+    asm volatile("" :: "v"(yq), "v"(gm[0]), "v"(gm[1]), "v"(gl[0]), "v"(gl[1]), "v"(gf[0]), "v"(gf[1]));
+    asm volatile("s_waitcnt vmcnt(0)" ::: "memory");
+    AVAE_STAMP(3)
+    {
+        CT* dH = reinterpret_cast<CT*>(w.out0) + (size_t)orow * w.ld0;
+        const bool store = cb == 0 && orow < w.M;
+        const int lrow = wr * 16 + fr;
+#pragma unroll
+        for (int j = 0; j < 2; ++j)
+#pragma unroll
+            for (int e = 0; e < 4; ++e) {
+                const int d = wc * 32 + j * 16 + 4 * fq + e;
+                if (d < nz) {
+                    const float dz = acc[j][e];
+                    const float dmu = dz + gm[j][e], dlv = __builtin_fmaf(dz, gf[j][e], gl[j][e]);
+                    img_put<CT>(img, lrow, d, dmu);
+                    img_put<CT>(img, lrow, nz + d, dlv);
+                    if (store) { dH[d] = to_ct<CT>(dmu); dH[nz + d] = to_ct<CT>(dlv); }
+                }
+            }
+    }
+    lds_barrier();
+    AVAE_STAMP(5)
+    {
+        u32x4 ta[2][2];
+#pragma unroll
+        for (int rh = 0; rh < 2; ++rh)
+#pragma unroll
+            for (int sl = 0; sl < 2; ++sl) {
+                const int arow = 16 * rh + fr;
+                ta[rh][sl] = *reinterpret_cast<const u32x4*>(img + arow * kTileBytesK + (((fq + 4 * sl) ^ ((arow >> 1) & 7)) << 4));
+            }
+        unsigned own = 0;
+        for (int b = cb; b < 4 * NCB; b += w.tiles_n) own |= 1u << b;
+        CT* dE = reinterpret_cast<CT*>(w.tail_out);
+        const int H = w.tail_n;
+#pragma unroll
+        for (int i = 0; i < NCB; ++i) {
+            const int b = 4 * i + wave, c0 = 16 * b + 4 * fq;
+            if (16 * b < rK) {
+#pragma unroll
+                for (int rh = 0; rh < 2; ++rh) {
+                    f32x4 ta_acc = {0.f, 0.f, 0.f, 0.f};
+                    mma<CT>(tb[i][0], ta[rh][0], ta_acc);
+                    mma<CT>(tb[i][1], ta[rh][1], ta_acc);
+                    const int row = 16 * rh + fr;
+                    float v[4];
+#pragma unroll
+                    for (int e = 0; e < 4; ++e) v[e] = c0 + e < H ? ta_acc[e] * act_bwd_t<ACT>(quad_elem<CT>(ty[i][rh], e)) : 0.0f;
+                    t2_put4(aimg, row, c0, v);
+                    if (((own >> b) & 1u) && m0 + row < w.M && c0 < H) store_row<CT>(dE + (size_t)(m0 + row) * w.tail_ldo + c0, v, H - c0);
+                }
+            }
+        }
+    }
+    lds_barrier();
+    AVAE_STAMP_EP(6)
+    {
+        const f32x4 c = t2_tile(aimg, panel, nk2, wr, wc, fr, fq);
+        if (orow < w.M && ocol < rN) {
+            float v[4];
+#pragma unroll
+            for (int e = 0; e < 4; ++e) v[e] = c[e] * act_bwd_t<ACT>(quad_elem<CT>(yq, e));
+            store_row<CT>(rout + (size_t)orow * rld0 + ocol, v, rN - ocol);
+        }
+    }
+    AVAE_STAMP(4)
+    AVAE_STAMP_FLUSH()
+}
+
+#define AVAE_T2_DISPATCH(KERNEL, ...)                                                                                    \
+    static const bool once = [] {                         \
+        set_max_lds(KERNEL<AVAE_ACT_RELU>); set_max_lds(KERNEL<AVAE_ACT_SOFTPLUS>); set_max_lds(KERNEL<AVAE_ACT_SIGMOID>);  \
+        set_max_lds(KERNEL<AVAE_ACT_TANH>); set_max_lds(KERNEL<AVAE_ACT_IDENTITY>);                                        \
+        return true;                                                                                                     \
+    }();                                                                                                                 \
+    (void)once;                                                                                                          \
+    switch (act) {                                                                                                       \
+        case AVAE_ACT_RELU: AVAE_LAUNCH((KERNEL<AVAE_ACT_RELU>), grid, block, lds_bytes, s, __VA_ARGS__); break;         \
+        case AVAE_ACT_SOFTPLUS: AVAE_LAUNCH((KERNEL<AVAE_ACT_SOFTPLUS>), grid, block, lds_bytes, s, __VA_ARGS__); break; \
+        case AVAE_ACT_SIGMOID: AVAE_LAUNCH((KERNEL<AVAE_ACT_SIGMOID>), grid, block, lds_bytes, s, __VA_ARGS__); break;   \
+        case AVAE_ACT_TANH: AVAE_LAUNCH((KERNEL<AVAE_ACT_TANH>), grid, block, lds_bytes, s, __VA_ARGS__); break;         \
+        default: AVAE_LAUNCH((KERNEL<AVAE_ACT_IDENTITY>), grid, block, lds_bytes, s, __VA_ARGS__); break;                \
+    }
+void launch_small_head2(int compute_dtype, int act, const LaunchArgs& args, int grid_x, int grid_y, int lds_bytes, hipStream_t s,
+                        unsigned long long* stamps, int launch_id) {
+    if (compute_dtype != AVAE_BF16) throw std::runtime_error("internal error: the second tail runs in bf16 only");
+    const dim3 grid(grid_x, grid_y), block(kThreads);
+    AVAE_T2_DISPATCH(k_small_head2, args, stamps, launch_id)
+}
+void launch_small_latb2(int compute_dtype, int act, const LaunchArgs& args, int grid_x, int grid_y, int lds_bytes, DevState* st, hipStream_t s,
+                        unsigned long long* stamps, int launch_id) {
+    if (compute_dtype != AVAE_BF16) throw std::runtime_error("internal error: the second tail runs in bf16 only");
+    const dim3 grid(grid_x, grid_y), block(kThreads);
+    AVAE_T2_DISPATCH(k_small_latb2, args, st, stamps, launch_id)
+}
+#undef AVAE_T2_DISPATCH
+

—————

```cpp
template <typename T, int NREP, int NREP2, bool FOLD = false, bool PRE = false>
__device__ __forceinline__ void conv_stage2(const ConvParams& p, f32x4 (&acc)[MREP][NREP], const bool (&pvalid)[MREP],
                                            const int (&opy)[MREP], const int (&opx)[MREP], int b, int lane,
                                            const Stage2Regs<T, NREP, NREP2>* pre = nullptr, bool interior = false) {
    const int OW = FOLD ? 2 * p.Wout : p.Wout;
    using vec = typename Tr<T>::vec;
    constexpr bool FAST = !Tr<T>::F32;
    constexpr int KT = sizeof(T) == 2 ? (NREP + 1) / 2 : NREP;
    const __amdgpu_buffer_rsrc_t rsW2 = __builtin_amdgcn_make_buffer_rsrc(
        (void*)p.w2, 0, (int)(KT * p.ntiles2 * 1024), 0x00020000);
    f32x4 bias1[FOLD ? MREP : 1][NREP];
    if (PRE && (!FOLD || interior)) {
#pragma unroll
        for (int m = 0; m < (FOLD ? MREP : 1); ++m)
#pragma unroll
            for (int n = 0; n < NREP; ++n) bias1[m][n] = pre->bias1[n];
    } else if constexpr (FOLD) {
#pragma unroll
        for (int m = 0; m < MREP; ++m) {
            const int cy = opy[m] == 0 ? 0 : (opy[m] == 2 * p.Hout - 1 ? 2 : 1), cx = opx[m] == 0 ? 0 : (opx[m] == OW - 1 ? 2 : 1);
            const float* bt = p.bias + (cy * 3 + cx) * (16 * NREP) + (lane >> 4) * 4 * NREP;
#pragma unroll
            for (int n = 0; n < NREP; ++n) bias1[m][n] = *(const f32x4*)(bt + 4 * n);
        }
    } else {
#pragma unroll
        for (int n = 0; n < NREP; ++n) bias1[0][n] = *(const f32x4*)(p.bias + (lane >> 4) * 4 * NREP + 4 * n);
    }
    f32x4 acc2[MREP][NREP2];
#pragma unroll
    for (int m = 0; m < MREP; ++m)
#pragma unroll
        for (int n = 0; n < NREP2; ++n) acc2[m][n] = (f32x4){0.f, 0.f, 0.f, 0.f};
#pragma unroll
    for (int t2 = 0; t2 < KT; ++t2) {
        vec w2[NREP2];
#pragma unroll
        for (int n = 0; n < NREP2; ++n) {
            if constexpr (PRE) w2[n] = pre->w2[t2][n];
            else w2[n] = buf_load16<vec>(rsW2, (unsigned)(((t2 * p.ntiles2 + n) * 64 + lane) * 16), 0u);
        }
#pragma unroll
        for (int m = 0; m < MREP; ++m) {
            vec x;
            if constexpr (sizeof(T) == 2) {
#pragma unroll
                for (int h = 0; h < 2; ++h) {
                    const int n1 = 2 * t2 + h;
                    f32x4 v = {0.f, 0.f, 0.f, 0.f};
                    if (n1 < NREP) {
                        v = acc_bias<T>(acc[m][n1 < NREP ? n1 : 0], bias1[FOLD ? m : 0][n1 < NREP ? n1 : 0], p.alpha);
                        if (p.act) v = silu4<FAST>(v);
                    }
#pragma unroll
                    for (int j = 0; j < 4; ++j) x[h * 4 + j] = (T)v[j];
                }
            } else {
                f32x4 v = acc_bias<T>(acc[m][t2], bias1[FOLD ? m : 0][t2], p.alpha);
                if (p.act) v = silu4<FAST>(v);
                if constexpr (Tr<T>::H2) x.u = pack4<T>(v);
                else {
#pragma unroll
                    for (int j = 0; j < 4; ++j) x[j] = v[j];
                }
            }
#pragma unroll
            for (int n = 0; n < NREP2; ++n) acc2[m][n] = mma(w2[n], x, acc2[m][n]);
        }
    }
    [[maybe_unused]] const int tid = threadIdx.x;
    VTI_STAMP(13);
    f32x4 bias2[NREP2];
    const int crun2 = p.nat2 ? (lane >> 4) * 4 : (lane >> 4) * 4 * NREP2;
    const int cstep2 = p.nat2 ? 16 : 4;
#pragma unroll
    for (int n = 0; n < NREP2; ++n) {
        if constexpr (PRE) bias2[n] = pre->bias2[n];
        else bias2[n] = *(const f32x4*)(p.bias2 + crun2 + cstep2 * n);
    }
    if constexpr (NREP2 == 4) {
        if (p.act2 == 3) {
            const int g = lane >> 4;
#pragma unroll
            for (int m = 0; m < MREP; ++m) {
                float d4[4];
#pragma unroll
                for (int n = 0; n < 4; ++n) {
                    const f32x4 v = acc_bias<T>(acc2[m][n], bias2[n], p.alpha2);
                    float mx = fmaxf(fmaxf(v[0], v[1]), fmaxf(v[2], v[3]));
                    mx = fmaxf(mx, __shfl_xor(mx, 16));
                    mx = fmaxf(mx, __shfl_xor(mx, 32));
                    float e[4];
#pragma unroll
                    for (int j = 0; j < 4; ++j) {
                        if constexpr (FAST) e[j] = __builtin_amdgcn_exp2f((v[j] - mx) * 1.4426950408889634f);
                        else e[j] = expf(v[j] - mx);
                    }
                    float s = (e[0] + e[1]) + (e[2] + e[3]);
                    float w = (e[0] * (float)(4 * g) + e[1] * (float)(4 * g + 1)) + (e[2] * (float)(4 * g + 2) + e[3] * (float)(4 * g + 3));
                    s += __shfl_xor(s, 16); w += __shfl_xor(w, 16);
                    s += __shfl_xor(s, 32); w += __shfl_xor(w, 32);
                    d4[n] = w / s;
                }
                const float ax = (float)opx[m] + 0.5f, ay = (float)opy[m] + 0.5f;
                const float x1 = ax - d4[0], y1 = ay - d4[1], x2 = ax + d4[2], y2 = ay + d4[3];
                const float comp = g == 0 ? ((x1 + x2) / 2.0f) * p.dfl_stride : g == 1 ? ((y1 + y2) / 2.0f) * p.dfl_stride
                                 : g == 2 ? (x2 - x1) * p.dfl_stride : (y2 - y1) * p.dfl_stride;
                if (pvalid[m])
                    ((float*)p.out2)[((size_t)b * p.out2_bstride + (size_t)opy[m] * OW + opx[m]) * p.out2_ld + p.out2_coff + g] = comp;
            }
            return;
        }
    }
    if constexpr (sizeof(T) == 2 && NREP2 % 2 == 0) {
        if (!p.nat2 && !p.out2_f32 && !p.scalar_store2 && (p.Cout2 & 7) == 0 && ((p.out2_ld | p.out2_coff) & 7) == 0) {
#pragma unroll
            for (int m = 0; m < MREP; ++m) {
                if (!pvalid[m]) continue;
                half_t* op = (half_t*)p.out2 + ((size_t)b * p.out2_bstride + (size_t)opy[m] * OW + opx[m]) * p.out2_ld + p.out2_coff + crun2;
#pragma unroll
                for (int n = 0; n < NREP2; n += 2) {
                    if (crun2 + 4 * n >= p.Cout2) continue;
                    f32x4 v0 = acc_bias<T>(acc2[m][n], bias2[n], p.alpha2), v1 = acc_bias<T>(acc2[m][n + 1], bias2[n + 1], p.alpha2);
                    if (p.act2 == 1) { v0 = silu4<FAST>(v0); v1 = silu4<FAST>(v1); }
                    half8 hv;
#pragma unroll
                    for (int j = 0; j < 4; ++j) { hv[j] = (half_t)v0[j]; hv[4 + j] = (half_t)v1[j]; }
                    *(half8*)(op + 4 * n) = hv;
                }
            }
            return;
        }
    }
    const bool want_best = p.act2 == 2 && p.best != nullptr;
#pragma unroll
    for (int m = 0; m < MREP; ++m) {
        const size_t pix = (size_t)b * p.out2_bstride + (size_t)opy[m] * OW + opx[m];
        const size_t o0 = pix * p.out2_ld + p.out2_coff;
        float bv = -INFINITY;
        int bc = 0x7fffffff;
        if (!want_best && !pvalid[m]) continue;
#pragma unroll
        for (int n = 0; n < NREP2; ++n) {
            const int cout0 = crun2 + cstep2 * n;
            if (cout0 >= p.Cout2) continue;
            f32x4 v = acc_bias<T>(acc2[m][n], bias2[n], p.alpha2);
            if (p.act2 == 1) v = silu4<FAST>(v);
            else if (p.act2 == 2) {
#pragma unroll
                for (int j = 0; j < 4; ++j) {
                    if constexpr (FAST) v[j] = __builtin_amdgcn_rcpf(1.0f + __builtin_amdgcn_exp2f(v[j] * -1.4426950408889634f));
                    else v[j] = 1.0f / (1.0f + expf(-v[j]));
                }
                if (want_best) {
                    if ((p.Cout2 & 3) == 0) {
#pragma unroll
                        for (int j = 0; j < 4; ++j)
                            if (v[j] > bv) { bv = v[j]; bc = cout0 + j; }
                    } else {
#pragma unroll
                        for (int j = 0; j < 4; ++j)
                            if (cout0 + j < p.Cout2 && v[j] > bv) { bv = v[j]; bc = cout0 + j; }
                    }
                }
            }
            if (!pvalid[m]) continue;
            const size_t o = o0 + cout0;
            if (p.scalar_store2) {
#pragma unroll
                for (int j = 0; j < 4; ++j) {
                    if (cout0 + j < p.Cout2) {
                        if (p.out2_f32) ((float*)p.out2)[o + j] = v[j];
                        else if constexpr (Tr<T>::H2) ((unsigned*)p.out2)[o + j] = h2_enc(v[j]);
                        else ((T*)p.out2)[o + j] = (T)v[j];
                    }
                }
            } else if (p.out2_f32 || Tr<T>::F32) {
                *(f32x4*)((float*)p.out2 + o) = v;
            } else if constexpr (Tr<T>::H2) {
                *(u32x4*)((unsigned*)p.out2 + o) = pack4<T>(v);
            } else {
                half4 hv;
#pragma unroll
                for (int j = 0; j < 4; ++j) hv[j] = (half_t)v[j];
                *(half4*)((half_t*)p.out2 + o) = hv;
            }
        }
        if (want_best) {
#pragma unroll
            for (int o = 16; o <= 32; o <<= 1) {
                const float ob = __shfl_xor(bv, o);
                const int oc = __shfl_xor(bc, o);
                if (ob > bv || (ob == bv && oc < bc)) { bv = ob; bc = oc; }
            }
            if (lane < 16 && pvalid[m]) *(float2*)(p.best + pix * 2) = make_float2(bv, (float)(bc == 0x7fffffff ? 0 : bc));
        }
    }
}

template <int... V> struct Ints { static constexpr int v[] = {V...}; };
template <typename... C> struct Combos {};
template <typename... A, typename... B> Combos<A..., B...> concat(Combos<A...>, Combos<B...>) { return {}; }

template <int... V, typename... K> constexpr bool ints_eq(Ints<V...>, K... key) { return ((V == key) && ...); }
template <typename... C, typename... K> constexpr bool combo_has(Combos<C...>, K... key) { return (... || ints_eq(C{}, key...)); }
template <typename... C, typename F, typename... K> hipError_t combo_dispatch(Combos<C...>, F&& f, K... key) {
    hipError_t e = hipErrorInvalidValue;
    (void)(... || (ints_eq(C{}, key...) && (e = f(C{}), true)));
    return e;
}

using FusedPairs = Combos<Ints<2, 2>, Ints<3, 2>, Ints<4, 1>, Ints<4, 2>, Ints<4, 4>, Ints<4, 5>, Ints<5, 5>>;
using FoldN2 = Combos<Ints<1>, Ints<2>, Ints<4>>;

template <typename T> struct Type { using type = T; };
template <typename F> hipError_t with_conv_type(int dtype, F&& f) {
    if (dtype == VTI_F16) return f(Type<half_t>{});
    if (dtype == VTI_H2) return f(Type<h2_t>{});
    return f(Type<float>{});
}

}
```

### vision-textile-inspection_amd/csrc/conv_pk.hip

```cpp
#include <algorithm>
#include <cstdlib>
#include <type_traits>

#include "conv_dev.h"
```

—————

* _EXERCISE DESCRIPTION_
Number of lines above containing the word "unsigned": state it and add nothing else.

* _FINISHED EXERCISE_
6